PPD_HD PPD_INLINE void batch_climb(const Ctx& c, const Batch& b, uint32_t i) {
  const View& v = c.v;
  const uint32_t e = b.base + i;
  const SOp& o = b.ops[i];
  const uint32_t tk = SCR(v).tkind[e], td = SCR(v).tdepth[e];
  const uint32_t* ppc = SCR(v).path_pc + (size_t)e * PATH_CAP;
  const uint8_t* pd = SCR(v).path_depth + (size_t)e * PATH_CAP;
  NL cur{T_UNCHANGED, 0};
  uint32_t t = SCR(v).plen[e];
  const int shared = shared_depth(b, i);
  if (tk == TK_DIVERGE && (int)td > shared) {
    if (o.kind == OP_PUT_LEAF || o.kind == OP_PUT_ACCOUNT) cur = insert_one(v, NL{SCR(v).tnode[e], (uint32_t)v.level[SCR(v).tnode[e]]}, td, o, b.txn);
  } else if (tk == TK_DIVERGE) {
    const uint32_t idx = SCR(v).tpc[e];
    if (idx == NONE) return;
    PathNode& p = pc_at(v, idx);
    PPD_FENCE_BLOCK();
    if (PPD_ATOMIC_SUB(&p.pending, 1u) != 1u) return;
    PPD_FENCE_BLOCK();
    cur = assemble_ext(v, b, p, td);
  } else {
    if ((int)o.lcp >= (int)td) return;
    if (tk == TK_EMPTY || tk == TK_LEAF_SAME || tk == TK_LEAF_OTHER) {
      bool any = false;
      for (uint32_t j = i; j < b.n && (j == i || (int)b.ops[j].lcp >= (int)td); j++) any |= b.ops[j].kind != OP_NONE;
      if (any) {
        NL base{NODE_EMPTY, 0};
        if (tk != TK_EMPTY) base = NL{SCR(v).tnode[e], (uint32_t)v.level[SCR(v).tnode[e]]};
        bool changed = false, keep_old = tk != TK_EMPTY;
        uint32_t end = i, n_put = 0;
        for (uint32_t j = i; j < b.n && (j == i || (int)b.ops[j].lcp >= (int)td); j++, end++) {
          const uint8_t kind = b.ops[j].kind;
          if (kind == OP_DEL && SCR(v).tkind[b.base + j] == TK_LEAF_SAME) base = NL{NODE_EMPTY, 0}, changed = true, keep_old = false;
          if (kind == OP_PUT_LEAF || kind == OP_PUT_ACCOUNT) {
            n_put++, changed = true;
            if (SCR(v).tkind[b.base + j] == TK_LEAF_SAME) keep_old = false;
          }
        }
        NL built;
        if (n_put >= 2 && build_group(v, b, i, end, td, SCR(v).tnode[e], keep_old, &built, b.txn)) {
          base = built;
        } else {
          for (uint32_t j = i; j < end; j++)
            if (b.ops[j].kind == OP_PUT_LEAF || b.ops[j].kind == OP_PUT_ACCOUNT) base = insert_one(v, base, td, b.ops[j], b.txn);
        }
        if (changed) cur = base;
      }
    }
  }
  PPD_EV(v, b.txn, c.tid, 11);
  for (;;) {
    if (t == 0) {
      if (cur.id != T_UNCHANGED) set_trie_root(v, o.owner, cur.id);
      return;
    }
    t--;
    const uint32_t d = pd[t] & 0x7fu;
    const bool is_ext = (pd[t] & 0x80u) != 0;
    if ((int)d > shared) {
      if (cur.id != T_UNCHANGED) {
        const uint32_t node = SCR(v).path_node[(size_t)e * PATH_CAP + t];
        cur = is_ext ? private_ext(v, node, d, cur) : private_branch(v, node, d, d < 8 ? (SCR(v).key_hi[e] >> (28 - 4 * d)) & 15u : key_nib(v, o.koff, d), cur, o.koff);
      }
      continue;
    }
    const uint32_t idx = ppc[t];
    if (idx == NONE) return;
    PathNode& q = pc_at(v, idx);
    if (cur.id != T_UNCHANGED) {
      if (is_ext) {
        q.kids[0] = cur.id, q.kids[1] = cur.lv;
      } else {
        q.kids[d < 8 ? (SCR(v).key_hi[e] >> (28 - 4 * d)) & 15u : key_nib(v, o.koff, d)] = cur.id;
        if (cur.id != NODE_EMPTY) PPD_ATOMIC_MAX(&q.lv, cur.lv + 1u);
      }
      q.changed = 1;
    }
    PPD_FENCE_BLOCK();
    if (PPD_ATOMIC_SUB(&q.pending, 1u) != 1u) return;
    PPD_FENCE_BLOCK();
    PPD_EV(v, b.txn, c.tid, 12);
    if (is_ext)
      cur = assemble_ext(v, b, q, d);
    else if (q.changed)
      cur = assemble_branch(v, q, o.koff, d);
    else
// ... 181 lines not shown
#define PPD_PHASE_CLOCK(c, k)                                \
  do {                                                       \
    if ((c).tid == 0) {                                      \
      const long long now_ = clock64();                      \
      (c).v.cur->phase_clocks[k] += now_ - *(c).sh_clock;    \
      *(c).sh_clock = now_;                                  \
    }                                                        \
  } while (0)
#else
#define PPD_BLOCK_SYNC() ((void)0)
#define PPD_PHASE_CLOCK(c, k) ((void)0)
#endif

PPD_HD PPD_INLINE void copy32(uint8_t* d, const uint8_t* s) {
  for (int i = 0; i < 32; i++) d[i] = s[i];
}

PPD_HD PPD_INLINE void run_txn(const Ctx& c, uint32_t ti, const uint8_t* empty_trie_hash, const uint8_t* empty_code_hash) {
  const View& v = c.v;
  const TxnDesc tx = v.txns[ti];
  const uint32_t ntr = tx.trace_end - tx.trace_begin;
  const uint32_t n1 = tx.op1_end - tx.op1_begin, n2 = tx.op2_end - tx.op2_begin;
  const SOp* ops1 = v.ops1 + tx.op1_begin;
  const SOp* ops2 = v.ops2 + tx.op2_begin;
  if (SCR(v).sh_ops) {
    for (uint32_t k = c.tid; k < n1 + n2; k += c.nthreads) SCR(v).sh_ops[k] = k < n1 ? ops1[k] : ops2[k - n1];
    ops1 = SCR(v).sh_ops, ops2 = SCR(v).sh_ops + n1;
  }
  if (c.tid == 0) {
    v.seg_b[tx.seg_tries + 0] = v.cur->state_root;
    v.seg_b[tx.seg_tries + 1] = v.cur->txn_root;
    v.seg_b[tx.seg_tries + 2] = v.cur->receipt_root;
    *SCR(v).pc_count = 0;
  }
  for (uint32_t k = c.tid; k <= SCR(v).pc_map_mask; k += c.nthreads) SCR(v).pc_map_key[k] = 0xffffffffu;
  for (uint32_t k = c.tid; k < ntr; k += c.nthreads) {
    const uint32_t t = tx.trace_begin + k;
    const TxnTrace& tr = v.traces[t];
    AcctState& a = v.acct[tr.acct];
    if (a.storage == ST_ABSENT) {
      uint32_t s = NODE_EMPTY;
      if (a.pre_rec != NONE && (v.pre_flags[a.pre_rec] & 1u) && tr.n_reads + tr.n_writes == 0) s = v.accounts[a.pre_rec].storage_src;
      a.storage = s, a.root_node = NONE;
    }
    v.seg_a[tx.seg_storage + 2 * tr.rank] = v.dig_base + 32u * t;
    v.seg_b[tx.seg_storage + 2 * tr.rank] = IR_SEG_KEY32;
    v.seg_a[tx.seg_storage + 2 * tr.rank + 1] = 0;
// ... 46 lines not shown
    const TxnTrace& tr = v.traces[t];
    if (!(tr.flags & TRF_STATE_WRITE)) continue;
    AccountRec rec;
    const uint32_t e = n1 + tr.rank;
    if (SCR(v).tkind[e] == TK_LEAF_SAME) {
      const uint32_t leaf = SCR(v).tnode[e];
      if ((v.nodes[leaf].w0 & 0xffu) != NK_LEAF_ACCOUNT) {
        raise(v, TXF_NOT_ACCOUNT, ti);
        continue;
      }
      rec = v.accounts[v.nodes[leaf].a1];
    } else {
      for (int i = 0; i < 32; i++) rec.nonce[i] = 0, rec.balance[i] = 0;
      copy32(rec.storage_root, empty_trie_hash);
      copy32(rec.code_hash, empty_code_hash);
      rec.storage_src = NODE_EMPTY;
      rec.pad[0] = rec.pad[1] = rec.pad[2] = 0;
    }
    if (tr.n_writes) {
      AcctState& a = v.acct[tr.acct];
      if (a.root_node == NONE) a.root_node = new_root(v, a.storage);
      rec.storage_src = a.root_node;
    }
    if (tr.flags & PPD_TR_BALANCE) copy32(rec.balance, v.flat + tr.off_balance);
    if (tr.flags & PPD_TR_NONCE) copy32(rec.nonce, v.flat + tr.off_nonce);
    if (tr.flags & PPD_TR_CODE_READ)
      copy32(rec.code_hash, v.flat + tr.code_off);
    else if (tr.flags & PPD_TR_CODE_WRITE)
      copy32(rec.code_hash, digest(v, tr.m_code));
    v.accounts[v.rec_base + tr.rec] = rec;
    PPD_EV(v, ti, c.tid, 31);
  }
  PPD_BLOCK_SYNC();
  PPD_PHASE_CLOCK(c, 4);
  if (c.tid == 0) PPD_EV(v, ti, 0, 100 + 4);
  for (uint32_t k = c.tid; k < n2; k += c.nthreads) {
    PPD_EV(v, ti, c.tid, 20);
    batch_climb(c, b2, k);
    PPD_EV(v, ti, c.tid, 24);
  }
  PPD_BLOCK_SYNC();
  PPD_PHASE_CLOCK(c, 5);
  if (c.tid == 0) PPD_EV(v, ti, 0, 100 + 5);
  for (uint32_t k = c.tid; k < ntr; k += c.nthreads) {
    const TxnTrace& tr = v.traces[tx.trace_begin + k];
    if (tr.flags & PPD_TR_SELF_DESTRUCTED) {
// ... 21 lines not shown
}
PPD_HD PPD_INLINE void run_finish(const Ctx& c, uint32_t initial_state) {
  const View& v = c.v;
  if (c.tid == 0 && !v.cur->flag) {
    Cursors& cur = *v.cur;
    cur.roots[XR_INITIAL_STATE] = new_root(v, initial_state);
    cur.roots[XR_EMPTY] = new_root(v, NODE_EMPTY);
    cur.roots[XR_FINAL_STATE] = new_root(v, cur.state_root);
    cur.roots[XR_FINAL_TXN] = new_root(v, cur.txn_root);
    cur.roots[XR_FINAL_RECEIPT] = new_root(v, cur.receipt_root);
    cur.state_before_withdrawals = cur.state_root;
    for (uint32_t w = 0; w < v.n_withdrawals && !cur.flag; w++) {
      const Withdrawal wd = v.withdrawals[w];
      const uint32_t koff = v.dig_base + 32u * wd.m_addr;
      const uint32_t leaf = get_leaf(v, cur.state_root, koff, 64);
      if (leaf == NODE_EMPTY || (v.nodes[leaf].w0 & 0xffu) != NK_LEAF_ACCOUNT) {
        raise(v, TXF_WITHDRAWAL, 0xffffffffu);
        break;
      }
      AccountRec rec = v.accounts[v.nodes[leaf].a1];
      u256_add(rec.balance, v.flat + wd.off_amount);
      v.accounts[v.rec_base + wd.rec] = rec;
      SOp o;
      o.koff = koff, o.klen = 64, o.lcp = -1, o.kind = OP_PUT_ACCOUNT, o.pad = 0, o.a1 = v.rec_base + wd.rec, o.a2 = 0, o.owner = OWNER_STATE_TRIE;
      cur.state_root = insert_one(v, NL{cur.state_root, lvl(v, cur.state_root)}, 0, o, 0xffffffffu).id;
    }
    cur.roots[XR_AFTER_WITHDRAWALS] = new_root(v, cur.state_root);
  }
  PPD_BLOCK_SYNC();
}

**What is being asked**
Within the listing, how many lines hold the string "raise"? Answer with the number alone.

**Reply to the exercise**
2